(Exercise instructions)
The records below are made of lines; count those holding the word "nullptr" and give the number only.

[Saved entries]
## Add rolling single-buffer pass-0 sum kernel with XCD-contiguous block remap

Adds a new pass-0 sub-sum kernel that keeps one rolling buffer of sixteen nontemporal 16-byte loads in flight per wave, one partial per wave, and reissues each slot's load as soon as it is consumed. It also remaps workgroup IDs so that each XCD processes a contiguous eighth of the launch, which should improve locality across the per-XCD caches. This form becomes the default where the deep-stream path applies. The aim is steadier memory-level parallelism and better cache behaviour for this bandwidth-bound reduction, at the cost of launching twice as many blocks and adding index-remapping arithmetic.

```diff
diff --git a/gkr_amd/csrc/kernels.h b/gkr_amd/csrc/kernels.h
--- a/gkr_amd/csrc/kernels.h
+++ b/gkr_amd/csrc/kernels.h
@@ -92,7 +92,7 @@
 uint32_t mle_pass_blocks(uint32_t items, uint32_t jout, uint32_t batch);
 uint32_t mle_multifold_blocks(uint32_t S, uint32_t jout, uint32_t batch);
 bool mle_multifold_uses_mfma(uint32_t S, uint32_t nblk);
-constexpr int kMlePass0Stream = 2;
+constexpr int kMlePass0Stream = 3;
 constexpr uint64_t kMlePass0DeepMinPartials = 2u * 12u * 256u * 4u;
 void launch_mle_sub_sums(const Fr* tables, size_t stride, uint32_t len, uint32_t batch, uint32_t nblk, MleSubPartial* partials,
                          hipStream_t s, const MlePublish* publish = nullptr);
diff --git a/gkr_amd/csrc/kernels.hip b/gkr_amd/csrc/kernels.hip
--- a/gkr_amd/csrc/kernels.hip
+++ b/gkr_amd/csrc/kernels.hip
@@ -360,6 +360,86 @@
     add_set(xa);
     add_set(xb);
     finish(out);
+}
+
+__device__ __forceinline__ void half_piece_eat(uint32_t (&acc)[5], uint32_t& diff, const mf_v4u& v) {
+    half_acc_add(acc, v);
+    diff |= (v.x ^ (uint32_t)__builtin_amdgcn_mov_dpp((int)v.x, 0x4E, 0xF, 0xF, true)) |
+            (v.y ^ (uint32_t)__builtin_amdgcn_mov_dpp((int)v.y, 0x4E, 0xF, 0xF, true)) |
+            (v.z ^ (uint32_t)__builtin_amdgcn_mov_dpp((int)v.z, 0x4E, 0xF, 0xF, true)) |
+            (v.w ^ (uint32_t)__builtin_amdgcn_mov_dpp((int)v.w, 0x4E, 0xF, 0xF, true));
+}
+
+__device__ __forceinline__ void half_sums_finish(const uint32_t (&acc)[5], uint32_t diff, uint32_t lane, MleSubPartial* p) {
+    const bool odd = (lane & 1u) != 0u;
+    Acc<9> s;
+#pragma unroll
+    for (int i = 0; i < 4; ++i) {
+        s.l[i] = odd ? 0u : acc[i];
+        s.l[4 + i] = odd ? acc[i] : (i == 0 ? acc[4] : 0u);
+    }
+    s.l[8] = odd ? acc[4] : 0u;
+    s = wave_sum(s);
+    const uint32_t dep = __any(diff != 0u) ? 1u : 0u;
+    if (lane == 0) {
+        p->sum = s;
+        p->dep = dep;
+    }
+}
+
+template <int U, int PPW, bool XCD>
+__global__ void __launch_bounds__(256) k_mle_sub_sums_roll(const Fr* __restrict__ tables, size_t table_stride, uint32_t chunk, uint32_t nblk,
+                                                           MleSubPartial* __restrict__ partials) {
+    static_assert(U >= 4 && U % 4 == 0, "the pointer moves once per four pieces");
+    const uint32_t lane = threadIdx.x & 63u;
+    const uint32_t wave = __builtin_amdgcn_readfirstlane(threadIdx.x >> 6);
+    uint32_t bx = blockIdx.x, by = blockIdx.y;
+    if constexpr (XCD) {
+        const uint32_t nwg = gridDim.x * gridDim.y, L = by * gridDim.x + bx, q = nwg >> 3, r = nwg & 7u, run = L & 7u;
+        const uint32_t M = (run < r ? run * (q + 1u) : r * (q + 1u) + (run - r) * q) + (L >> 3);
+        by = M / gridDim.x;
+        bx = M - by * gridDim.x;
+    }
+    const uint32_t p0 = (bx * (blockDim.x >> 6) + wave) * (uint32_t)PPW;
+    const uint32_t rpp = chunk / (32u * U);
+    MleSubPartial* out = partials + (size_t)by * nblk + p0;
+    const uint32_t voff = lane * 16u;
+    uint64_t next = reinterpret_cast<uint64_t>(tables + (size_t)by * table_stride + (size_t)p0 * chunk);
+
+    mf_v4u x[U];
+    uint32_t acc[5] = {0u, 0u, 0u, 0u, 0u}, diff = 0u;
+    auto load_step = [&](int u) {
+        asm volatile("" : "+s"(next));
+        typedef const __attribute__((address_space(1))) mf_v4u* GlobalPiece;
+        x[u] = __builtin_nontemporal_load(reinterpret_cast<GlobalPiece>(next + voff) + 64 * (u & 3));
+        if ((u & 3) == 3) next += 4096u;
+    };
+#pragma unroll
+    for (int u = 0; u < U; ++u) {
+        load_step(u);
+        __builtin_amdgcn_sched_barrier(0);
+    }
+    [[maybe_unused]] uint32_t left = rpp;
+    for (uint32_t r = (uint32_t)PPW * rpp - 1u; r != 0u; --r) {
+#pragma unroll
+        for (int u = 0; u < U; ++u) {
+            half_piece_eat(acc, diff, x[u]);
+            load_step(u);
+            __builtin_amdgcn_sched_barrier(0);
+        }
+        if constexpr (PPW > 1) {
+            if (--left == 0u) {
+                half_sums_finish(acc, diff, lane, out++);
+#pragma unroll
+                for (int i = 0; i < 5; ++i) acc[i] = 0u;
+                diff = 0u;
+                left = rpp;
+            }
+        }
+    }
+#pragma unroll
+    for (int u = 0; u < U; ++u) half_piece_eat(acc, diff, x[u]);
+    half_sums_finish(acc, diff, lane, out);
 }
 
 template <int JIN>
@@ -2374,17 +2454,20 @@
 }
 
 static int mle_sub_sums_stream_form(uint32_t len, uint32_t batch, uint32_t nblk, bool publishes) {
-    const long long want = opt(OPT_pass0_stream) == 1 || opt(OPT_pass0_stream) == 2 ? opt(OPT_pass0_stream) : kMlePass0Stream;
-    if (want != 2 || publishes || nblk == 0 || len % nblk != 0) return 0;
+    const long long o = opt(OPT_pass0_stream);
+    const long long want = o >= 1 && o <= 3 ? o : kMlePass0Stream;
+    if (want < 2 || publishes || nblk == 0 || len % nblk != 0) return 0;
     const uint32_t chunk = len / nblk;
-    if (chunk % 512u == 0 && nblk % 8u == 0 && (uint64_t)batch * nblk >= kMlePass0DeepMinPartials) return 2;
+    if (chunk % 512u == 0 && nblk % 8u == 0 && (uint64_t)batch * nblk >= kMlePass0DeepMinPartials) return want == 3 ? 3 : 2;
     return chunk % 256u == 0 && nblk % 4u == 0 ? 1 : 0;
 }
 
 void launch_mle_sub_sums(const Fr* tables, size_t stride, uint32_t len, uint32_t batch, uint32_t nblk, MleSubPartial* partials,
                          hipStream_t s, const MlePublish* publish) {
     const int form = mle_sub_sums_stream_form(len, batch, nblk, publish != nullptr);
-    if (form == 2)
+    if (form == 3)
+        hipLaunchKernelGGL((k_mle_sub_sums_roll<16, 1, true>), dim3(nblk / 4u, batch), dim3(256), 0, s, tables, stride, len / nblk, nblk, partials);
+    else if (form == 2)
         hipLaunchKernelGGL((k_mle_sub_sums_stream<16, 2>), dim3(nblk / 8u, batch), dim3(256), 0, s, tables, stride, len / nblk, nblk, partials);
     else if (form == 1)
         hipLaunchKernelGGL((k_mle_sub_sums_stream<8, 1>), dim3(nblk / 4u, batch), dim3(256), 0, s, tables, stride, len / nblk, nblk, partials);
diff --git a/gkr_amd/csrc/options.h b/gkr_amd/csrc/options.h
--- a/gkr_amd/csrc/options.h
+++ b/gkr_amd/csrc/options.h
@@ -9,7 +9,7 @@
     X(rounds_per_pass, "rounds_per_pass", "GKR_ROUNDS_PER_PASS", 0, "rounds a pass of the plain sumcheck covers (0: 5; 3 without the MFMA fold)") \
     X(no_mfma_fold, "no_mfma_fold", "GKR_NO_MFMA_FOLD", 0, "fold passes on v_mad_u64_u32 instead of int8 MFMA")                      \
     X(first_fold_levels, "first_fold_levels", "GKR_FIRST_FOLD_LEVELS", 0, "variables the first fold of a host-hashed 2^18 .. 2^24-point sumcheck binds: 1 five, 2 ten in the one read (0: the default, capi_internal.h kMleFirstFoldLevels)") \
-    X(pass0_stream, "pass0_stream", "GKR_PASS0_STREAM", 0, "pass 0 of a streaming launch of the plain sumcheck: 1 k_mle_sub_sums (a block per partial), 2 its pipelined form (a wave per one or two partials, 16-byte loads kept in flight) where it applies (0: the default, kernels.h kMlePass0Stream)") \
+    X(pass0_stream, "pass0_stream", "GKR_PASS0_STREAM", 0, "pass 0 of a streaming launch of the plain sumcheck: 1 k_mle_sub_sums (a block per partial), 2 its pipelined form (a wave per one or two partials, 16-byte loads kept in flight in two sets) where it applies, 3 as 2 with the rolling form (a wave per partial, ONE buffer of sixteen loads, every XCD on a contiguous eighth of the launch) in place of the form of two partials per wave (0: the default, kernels.h kMlePass0Stream)") \
     X(fold2_tiles, "fold2_tiles", "GKR_FOLD2_TILES", 0, "64-entry tiles a block of the two-level first fold takes: k forces min(k, 2^(n-16)), a power of two (0: one, which is fastest where measured)") \
     X(no_fused_reduce, "no_fused_reduce", "GKR_NO_FUSED_REDUCE", 0, "latency-bound passes publish through k_mle_sub_reduce instead of from their last block") \
     X(hash_chunk, "hash_chunk", "GKR_HASH_CHUNK", 0, "8 or 16: sumchecks per host hash call (0: 16 when host threads are scarce)")    \
```

After: 501.2 billion (median of 6 runs). 1.4% higher.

(Written answer)
2